Three independent technology firms were used to “vet” Voatz, and the results of the audit were apparently reassuring enough that West Virginia will use the technology in the midterm elections. (Vox reached out to two of them — HackerOne, which has a community of hackers to probe systems; and Security Innovation, which inspected source code — but has not heard back.)
When asked if Voatz would make public the findings or results of those security audits, Sawhney said that it could not because they would contain proprietary information, but it welcomed people to view their results at their Boston headquarters in a secure spot after signing a nondisclosure agreement.
But even Voatz, in its terms of service, says it “cannot promise or guarantee that hackers, cybercriminals, or other unauthorized third-parties will not be able to defeat our security and improperly collect, access, steal, or modify your Personal Information, but we do try our very best to make sure that never happens.”
How to think about Voatz, and online voting generally
In 2010, Washington, DC, decided to create an online voting system for men and women serving in the military overseas. Prior to launch, DC officials invited hackers to try their hand at it.
Halderman and a team of other computer scientists from the University of Michigan decided to participate. “It’s not every day that you’re invited to hack into the government without going to jail,” Halderman said.
In the end, it took them less than 48 hours to break into the system. The hackers gained access to the cameras monitoring the server room of the DC Board of Elections and elected fake candidates. “They only noticed anything was wrong because we left a calling card,” Halderman said. “We modified the website so that every time a voter voted, their computer would start playing the Michigan fight song.”
Not all hackers would leave a calling card so obvious. And Voatz won’t have a test run — when it goes live, it will be for the 2018 midterms. “This is just not the way to experiment with new technology,” Stark said, “even if there’s hope that the new technology will work.”
And this is really the dilemma. The program has a worthy goal — to expand access to military voters and other residents overseas. Some experts also told me that blockchain may have real potential for increased transparency in voting systems going forward.
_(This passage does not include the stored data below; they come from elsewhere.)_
@@ -282,6 +320,7 @@
                     const int s8 = j & 7, ci = j >> 3;
                     const int col = (left && ci == 0) ? 0 : c_hi + ci - left;
                     *reinterpret_cast<u32x4*>(lring + rz * RROW + col * PIXB + 16 * s8) = u32x4{0u, 0u, 0u, 0u};
+                    if (THIN && s8 == 0) *reinterpret_cast<u32x4*>(lring + rz * RROW + col * PIXB + 128) = u32x4{0u, 0u, 0u, 0u};
                 }
         }
         int dofs[NST], sofs[NST];
@@ -331,6 +370,15 @@
 #pragma unroll
                     for (int it = 0; it < NLD; ++it)
                         ty.s[it] = __builtin_amdgcn_raw_buffer_load_b128(rs_nby, (lim[it] < nact) ? gofs[it] : OOB, so, 0);
+                }
+            } else if constexpr (THIN) {
+#pragma unroll
+                for (int it = 0; it < NLD; ++it) {
+                    int row, col, oct;
+                    const bool ex = thin_slot(it, row, col, oct);
+                    const int gy = gy0 + row, gx = gx0 + col;
+                    const bool ok = ex & (row < nrows) & ((unsigned)gy < (unsigned)H) & ((unsigned)gx < (unsigned)W);
+                    im.s[it] = __builtin_amdgcn_raw_buffer_load_b128(rs_in, ok ? (gy * W + gx) * ipb + 16 * oct : OOB, 0, 0);
                 }
             } else {
 #pragma unroll
@@ -633,6 +681,15 @@
 #pragma unroll
         for (int i = 0; i < 16; ++i) a[i] = bq[i] = c[i] = 0.f;
         bf16x8 fb[6];
+        const char* tw = nullptr;
+        const int tl0 = h * PIXB + 128 - 16 * h, tl1 = (2 - h) * PIXB + 128 - 16 * h;
+        if constexpr (THIN) {
+            char* lthin = lstg + STGB;
+            const u32x4* src = reinterpret_cast<const u32x4*>(wp + 9 * 64 * 64);
+#pragma unroll
+            for (int j = 0; j < 3; ++j) *reinterpret_cast<u32x4*>(lthin + (threadIdx.x + 256 * j) * 16) = src[threadIdx.x + 256 * j];
+            tw = lthin + (h * 64 + ct * 32 + r) * 16;
+        }
         auto rbase = [&](int mm) __attribute__((always_inline)) { return lring + (mm & 7) * RROW + lane_base; };
         auto issue3 = [&](const char* rb) __attribute__((always_inline)) {
             if (!(P4C_EXP & 16)) {
@@ -648,7 +705,7 @@
     {                                                                                                                       \
         const bool pf = ((m & (IV - 1)) != IV - 1) && (m != last);                                                          \
         if (wv == 0) P4C_STAMP_ROW(300 + 2 * m);                                                                            \
-        conv_row<HP, HQ, HS>(A, P, Q, S, fb, rbase(m), rbase(m + 1), pf, lstg + (m & 7) * SROW, soff);                     \
+        conv_row<HP, HQ, HS, THIN>(A, P, Q, S, fb, rbase(m), rbase(m + 1), pf, lstg + (m & 7) * SROW, soff, tw, tl0, tl1); \
         if (wv == 0) P4C_STAMP_ROW(301 + 2 * m);                                                                            \
         if (m == last) {                                                                                                    \
             P4C_STAMP(700 + 8 * (m >> 2) + 2 * wv);                                                                         \
@@ -758,6 +815,18 @@
     if (wv == 0) P4C_STAMP(12);
 }
 
+template <int MODE, bool BST, int MF, int KS, bool CPT = false, int IV = 4>
+__global__ void __launch_bounds__(512) __attribute__((amdgpu_waves_per_eu(2, 2)))
+    conv3x3_bf16_rows_kernel(RowsArgs args) {
+    conv3x3_bf16_rows_body<MODE, BST, MF, KS, CPT, IV, false>(args);
+}
+
+constexpr int THIN_IMG_BYTES = 3 * 2 * 2 * 64 * 16;
+__global__ void __launch_bounds__(512) __attribute__((amdgpu_waves_per_eu(2, 2)))
+    conv3x3_bf16_rows_thin_kernel(RowsArgs args) {
+    conv3x3_bf16_rows_body<0, false, 32, 3, true, 4, true>(args);
+}
+
 static int rows_mfma_shape() {
     const char* e = diag_env("P4C_ROWS_MFMA");
     return (e && atoi(e) == 16) ? 16 : 32;
@@ -869,7 +938,29 @@
     conv_rows_geometry(B, H, W, &nstrips, &nseg);
     const int rc = launch_rows_compact<3>((const __bf16*)in, pixel_channels, (const __bf16*)wp, (__bf16*)out, 64, B, H, W, nstrips, nseg, stream);
     if (rc != P4C_OK) return rc;
+    count_first_conv_launch();
     P4C_CHECK_LAUNCH("conv_bf16_rows_wide_pixels");
+    return P4C_OK;
+}
+
+size_t first_conv_one_image_bytes() { return (size_t)9 * 64 * 64 * 2 + THIN_IMG_BYTES; }
+bool first_conv_one_ok(int pixel_channels, int B, int H, int W) {
+    return pixel_channels >= 72 && pixel_channels % 8 == 0 && conv_bf16_is_rows(P4C_BF16, 64, 3, 1, 64, B, H, W) &&
+           (int64_t)H * W * pixel_channels * 2 < (int64_t)1 << 31;
+}
+int launch_first_conv_one(const void* in, int pixel_channels, const void* wp, void* out, float* stat_partial, int B, int H, int W,
+                          hipStream_t stream) {
+    if (!first_conv_one_ok(pixel_channels, B, H, W))
+        return fail(P4C_ERR_UNSUPPORTED, "first_conv_one: unsupported shape (%d-channel pixels, %dx%dx%d)", pixel_channels, B, H, W);
+    int nstrips, nseg;
+    conv_rows_geometry(B, H, W, &nstrips, &nseg);
+    const RowsArgs args{(const __bf16*)in, (const __bf16*)wp, nullptr, nullptr, (__bf16*)out, stat_partial, 64, H, W, H / nseg, H % nseg, 0,
+                        pixel_channels, RingBwdStats{}, NormBwdCoef{}, BatchFin{}};
+    constexpr int smem = rows::Lay<32>::SMEM + THIN_IMG_BYTES;
+    P4C_TRY(ensure_dyn_smem((const void*)conv3x3_bf16_rows_thin_kernel, smem));
+    hipLaunchKernelGGL(conv3x3_bf16_rows_thin_kernel, dim3(nseg, nstrips, B), dim3(512), smem, stream, args);
+    count_first_conv_launch();
+    P4C_CHECK_LAUNCH("first_conv_one");
     return P4C_OK;
 }
 
diff --git a/py4cast_amd/csrc/conv_thin.hip b/py4cast_amd/csrc/conv_thin.hip
--- a/py4cast_amd/csrc/conv_thin.hip
+++ b/py4cast_amd/csrc/conv_thin.hip
@@ -1,4 +1,6 @@
 #include <stdlib.h>
+
+#include <atomic>
 
 #include "kernels.hpp"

The Voatz system itself may be effective and secure.
But it also may not be.
And as the US government and states struggle to safeguard the systems that are already in place, the biggest problem experts have pointed to is digital “voting systems” — from registration to printing out ballots.
Voatz insists that it has taken the proper precautions and carried out the proper tests, and that both the 2018 primary and the 2018 midterm “pilot” will be relatively small-scale, this is a real election — which could be close, or contested.
At a conference in May, cybersecurity expert Bruce Schneier expressed his hopes for online voting going forward. “I want to build a robust system that is secure despite the fact that computers have vulnerabilities, rather than pretend that they don’t because no one has found them yet. And people will find them — whether it’s nation-states or teenagers on a weekend,” Schneier said, according to an NPR report.
Voting systems are not magical in any way since they’re computers, he continued. “Computers are basically insecure.”